It started with a cheap date. On Friday night, Jason and I headed twenty minutes south to the big city of Barrie to treat ourselves to Starbucks and a stroll through the aisles in Chapters. While browsing the remaindered books I found an intriguing one by writer Christine Wicker called Lily Dale: The True Story of the Town that Talks to the Dead, about a village some 60 miles south of Buffalo, New York that started as a Spiritualist summer camp and continues to be a haunt (excuse the pun) for modern day mediums and followers of the religion. It was $4.99. I bought it.
The next morning, while Jason slept in, I wandered around the house, drinking tea and glancing at various magazines. One of these was the October issue of National Geographic Traveler, signed out of the library. Daisann McLane‘s Real Travel column caught my eye. Now, often I don’t actually read entire articles. Like many magazine readers, I skim, take in half and move on. This one, though, was about spooky hotels. It was captivating and nothing else was calling me, so I read the whole first page and flipped to the next. Here’s what I found on the following page: “…booked. Sometimes my choice to stick it out has paid off in extraordinary ways. Many years ago, I remember reluctantly checking in to the Maplewood Hotel in Lily Dale, New York.” McLane goes on to explain what I’d so recently learned about the community: populated entirely by members of the Spiritualist Church, founded over a century ago.
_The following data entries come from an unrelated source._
@@ -81,19 +92,22 @@
     }
   };
   auto store_piece = [&](unsigned char* stage, int q, u32x4 v) __attribute__((always_inline)) {
-    const int p = 2 * wave + (q & 1);
-    *(u32x4*)(stage + (q < 2 ? 0 : DWG_OPND) + f_lds + p * 64) = v;
-  };
-
-  f32x4 acc[4][8];
-#pragma unroll
-  for (int i = 0; i < 4; ++i)
-#pragma unroll
-    for (int j = 0; j < 8; ++j) acc[i][j] = f32x4{0.f, 0.f, 0.f, 0.f};
+    if (q < QA) {
+      if (a_mine) *(u32x4*)(stage + fa_lds + (QA * wave + q) * (RA * 32)) = v;
+    } else {
+      *(u32x4*)(stage + OPND + fb_lds + (QB * wave + q - QA) * (RB * 32)) = v;
+    }
+  };
+
+  f32x4 acc[MI][NJ];
+#pragma unroll
+  for (int i = 0; i < MI; ++i)
+#pragma unroll
+    for (int j = 0; j < NJ; ++j) acc[i][j] = f32x4{0.f, 0.f, 0.f, 0.f};
 
   const int r0 = 16 * (lg >> 1) + 4 * (lg & 1) + (l15 >> 2), cq = (l15 & 3) << 3;
-  const int a_lane = (wm * 4) * DWG_IMG + r0 * 32 + cq;
-  const int b_lane = DWG_OPND + (wn * 8) * DWG_IMG + r0 * 32 + cq;
+  const int a_lane = (wm * MI) * DWG_IMG + r0 * 32 + cq;
+  const int b_lane = OPND + (wn * NJ) * DWG_IMG + r0 * 32 + cq;
   typedef __attribute__((address_space(3))) bf16x4* tr_ptr;
   auto read_a = [&](const unsigned char* st, int i) __attribute__((always_inline)) -> bf16x8 {
     bf16x4 lo = __builtin_amdgcn_ds_read_tr16_b64_v4i16((tr_ptr)(st + a_lane + i * DWG_IMG));
@@ -109,61 +123,62 @@
 #define DWG_SB() __builtin_amdgcn_sched_barrier(0)
 #define DWG_BARRIER() asm volatile("s_barrier" ::: "memory")
   if (nsteps > 0) {
-    u32x4 set[2][4];
+    u32x4 set[2][NQ];
     const int nsteps2 = (nsteps + 1) & ~1;
 #pragma unroll
     for (int n = 0; n < 2; ++n) {
 #pragma unroll
-      for (int q = 0; q < 4; ++q) set[n][q] = load_piece(q, loaded < nsteps);
+      for (int q = 0; q < NQ; ++q) set[n][q] = load_piece(q, loaded < nsteps);
       if (loaded < nsteps) load_advance();
     }
 #pragma unroll
     for (int n = 0; n < 2; ++n) {
 #pragma unroll
-      for (int q = 0; q < 4; ++q) store_piece(smem + n * DWG_STAGE, q, set[n][q]);
+      for (int q = 0; q < NQ; ++q) store_piece(smem + n * STAGE, q, set[n][q]);
       const bool more = loaded < nsteps;
 #pragma unroll
-      for (int q = 0; q < 4; ++q) set[n][q] = load_piece(q, more);
+      for (int q = 0; q < NQ; ++q) set[n][q] = load_piece(q, more);
       if (more) load_advance();
     }
     asm volatile("s_waitcnt lgkmcnt(0)" ::: "memory");
     DWG_BARRIER();
     const unsigned char* st = smem;
-    unsigned char* stw = smem + 2 * DWG_STAGE;
-    bf16x8 af[2][4], bf[3];
-#pragma unroll
-    for (int i = 0; i < 4; ++i) af[0][i] = read_a(st, i);
+    unsigned char* stw = smem + 2 * STAGE;
+    bf16x8 af[2][MI], bf[3];
+#pragma unroll
+    for (int i = 0; i < MI; ++i) af[0][i] = read_a(st, i);
     bf[0] = read_b(st, 0);
     bf[1] = read_b(st, 1);
-    auto do_step = [&](int par, bf16x8 (&ac)[4], bf16x8 (&an)[4]) __attribute__((always_inline)) {
+    constexpr int A0 = NJ - MI >= 2 ? 2 : 0;
+    auto do_step = [&](int par, bf16x8 (&ac)[MI], bf16x8 (&an)[MI]) __attribute__((always_inline)) {
       const bool more = loaded < nsteps;
-      const unsigned char* stn = (st == smem + 2 * DWG_STAGE) ? smem : st + DWG_STAGE;
+      const unsigned char* stn = (st == smem + 2 * STAGE) ? smem : st + STAGE;
       DWG_SB();
 #pragma unroll
-      for (int j = 0; j < 8; ++j) {
-        if (j + 2 < 8) bf[(j + 2) % 3] = read_b(st, j + 2);
-        if ((j & 1) == 0) {
+      for (int j = 0; j < NJ; ++j) {
+        if (j + 2 < NJ) bf[(j + 2) % 3] = read_b(st, j + 2);
+        if ((j & 1) == 0 && (j >> 1) < NQ) {
           const int q = j >> 1;
           store_piece(stw, q, set[par][q]);
           set[par][q] = load_piece(q, more);
-          if (q == 3 && more) load_advance();
+          if (q == NQ - 1 && more) load_advance();
         }
-        if (j >= 2 && j < 6) an[j - 2] = read_a(stn, j - 2);
-        if (j >= 6) bf[(j + 2) % 3] = read_b(stn, j + 2 - 8);
-#pragma unroll
-        for (int i = 0; i < 4; ++i) acc[i][j] = mfma16<false>(ac[i], bf[j % 3], acc[i][j]);
+        if (j >= A0 && j < A0 + MI) an[j - A0] = read_a(stn, j - A0);
+        if (j + 2 >= NJ) bf[(j + 2) % 3] = read_b(stn, j + 2 - NJ);
+#pragma unroll
+        for (int i = 0; i < MI; ++i) acc[i][j] = mfma16<false>(ac[i], bf[j % 3], acc[i][j]);
         DWG_SB();
       }
       DWG_BARRIER();
       st = stn;
-      stw = (stw == smem + 2 * DWG_STAGE) ? smem : stw + DWG_STAGE;
+      stw = (stw == smem + 2 * STAGE) ? smem : stw + STAGE;
     };
 #pragma unroll 1
     for (int step = 0; step < nsteps2; step += 2) {
       do_step(0, af[0], af[1]);
-      { const bf16x8 t0 = bf[2], t1 = bf[0]; bf[0] = t0; bf[1] = t1; }
+      { const bf16x8 t0 = bf[NJ % 3], t1 = bf[(NJ + 1) % 3]; bf[0] = t0; bf[1] = t1; }
       do_step(1, af[1], af[0]);
-      { const bf16x8 t0 = bf[2], t1 = bf[0]; bf[0] = t0; bf[1] = t1; }
+      { const bf16x8 t0 = bf[NJ % 3], t1 = bf[(NJ + 1) % 3]; bf[0] = t0; bf[1] = t1; }
     }
   }
 #undef DWG_SB
@@ -175,19 +190,19 @@
   const int64_t rstride = slab ? (int64_t)Cin : (int64_t)taps * Cin;
   const bool accumulate = !slab && P.accumulate;
 #pragma unroll
-  for (int i = 0; i < 4; ++i) {
+  for (int i = 0; i < MI; ++i) {
 #pragma unroll
     for (int r = 0; r < 4; ++r) {
-      float* row = base + (int64_t)(m0 + wm * 64 + i * 16 + 4 * lg + r) * rstride + n0 + wn * 128 + l15;
+      float* row = base + (int64_t)(m0 + wm * (16 * MI) + i * 16 + 4 * lg + r) * rstride + n0 + wn * (16 * NJ) + l15;
       if (accumulate) {
-        float old[8];
-#pragma unroll
-        for (int j = 0; j < 8; ++j) old[j] = row[j * 16];
-#pragma unroll
-        for (int j = 0; j < 8; ++j) row[j * 16] = old[j] + acc[i][j][r];
+        float old[NJ];
+#pragma unroll
+        for (int j = 0; j < NJ; ++j) old[j] = row[j * 16];
+#pragma unroll
+        for (int j = 0; j < NJ; ++j) row[j * 16] = old[j] + acc[i][j][r];
       } else {
 #pragma unroll
-        for (int j = 0; j < 8; ++j) row[j * 16] = acc[i][j][r];
+        for (int j = 0; j < NJ; ++j) row[j * 16] = acc[i][j][r];
       }
     }
   }
@@ -195,14 +210,50 @@
 
 __global__ __launch_bounds__(DWG_NT, 1) void dwgemm_kernel(const DwgArgs args, int total) {
   __shared__ __attribute__((aligned(16))) unsigned char smem[DWG_SMEM];
-  for (int w = blockIdx.x; w < total; w += gridDim.x) {
-    const int q = total >> 3, r = total & 7, x = w & 7;
-    const int id = (x < r ? x * (q + 1) : r * (q + 1) + (x - r) * q) + (w >> 3);
-    dwgemm_tile(args, id, smem);
+  const int slots = total / (int)gridDim.x + 1;
+  for (int s = 0; s < slots; ++s) {
+    const DwgUnit u = dwg_schedule(total, gridDim.x, blockIdx.x, s);
+    if (u.tile < 0) break;
+    switch (u.parts) {
+      case 1: dwgemm_tile<1>(args, u.tile, 0, smem); break;
+      case 2: dwgemm_tile<2>(args, u.tile, u.part, smem); break;
+      case 4: dwgemm_tile<4>(args, u.tile, u.part, smem); break;
+      default: dwgemm_tile<8>(args, u.tile, u.part, smem); break;
+    }
     __syncthreads();
   }
 }
 
+int dwg_device_cus() {
+  static int cus[64] = {};
+  int dev = 0, v = 0;
+  if (hipGetDevice(&dev) != hipSuccess || dev < 0 || dev >= 64) return -1;
+  if (cus[dev] > 0) return cus[dev];
+  if (hipDeviceGetAttribute(&v, hipDeviceAttributeMultiprocessorCount, dev) != hipSuccess || v <= 0) return -1;
+  return cus[dev] = v;
+}
+
+template <int PARTS>
+__global__ __launch_bounds__(DWG_NT) void dwgemm_parts_kernel(const DwgArgs args, int total) {
+  __shared__ __attribute__((aligned(16))) unsigned char smem[DWG_NSTAGE * ((dwg_part_rows(PARTS) + dwg_part_cols(PARTS)) / 16) * DWG_IMG];
+  const DwgUnit u = dwg_schedule(total, gridDim.x, blockIdx.x, 0);
+  if (u.tile >= 0) dwgemm_tile<PARTS, true>(args, u.tile, u.part, smem);
+}
+
+}
+
+extern "C" int ttsk_dwgemm_grid(int total, int max_wgs, int cus) { return dwg_grid(total, max_wgs, cus); }
+
+extern "C" int ttsk_dwgemm_schedule(int total, int grid, int32_t* units) {
+  TTSK_REQUIRE(units && total > 0 && grid > 0, "dwgemm_schedule: total, grid > 0 and a table of (total / grid + 1) * grid * 7 ints");
+  for (int s = 0; s <= total / grid; ++s)
+    for (int w = 0; w < grid; ++w) {
+      const DwgUnit u = dwg_schedule(total, grid, w, s);
+      int32_t* o = units + ((int64_t)s * grid + w) * 7;
+      o[0] = u.tile; o[1] = u.part; o[2] = u.parts;
+      o[3] = dwg_part_row0(u.parts, u.part); o[4] = dwg_part_col0(u.parts, u.part); o[5] = dwg_part_rows(u.parts); o[6] = dwg_part_cols(u.parts);
+    }
+  return TTSK_OK;
 }
 
 extern "C" int ttsk_dwgemm_supported(int Cout, int Cin, int K) {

I’ve written before about how strange coincidences and synchronicities seem to find me, so I wasn’t all that surprised. This was odd, yeah, but apart from moving us to rent the very scary hotel movie 1408 that evening, the incident came and went. Lily Dale, Lily Dale. The usual. File under weird.
Cut to Sunday morning and the random act of turning on CBC radio. I happened to catch the opening of the Sunday Edition as host Michael Enright was summing up the schedule for the morning. Seeing as it was so close to the Day of the Dead, the show was a special on, what else, death. You can probably already guess what’s coming next. In our first hour, he said…. In our second hour… And then: in our third hour, a documentary on a town where the residents speak to the dead. Yep. Lily Dale, New York.
The hair on the back of my neck stood up.
I’m not exactly sure what it all means, but I might just be crossing the border soon to check out this town that seems to be summoning.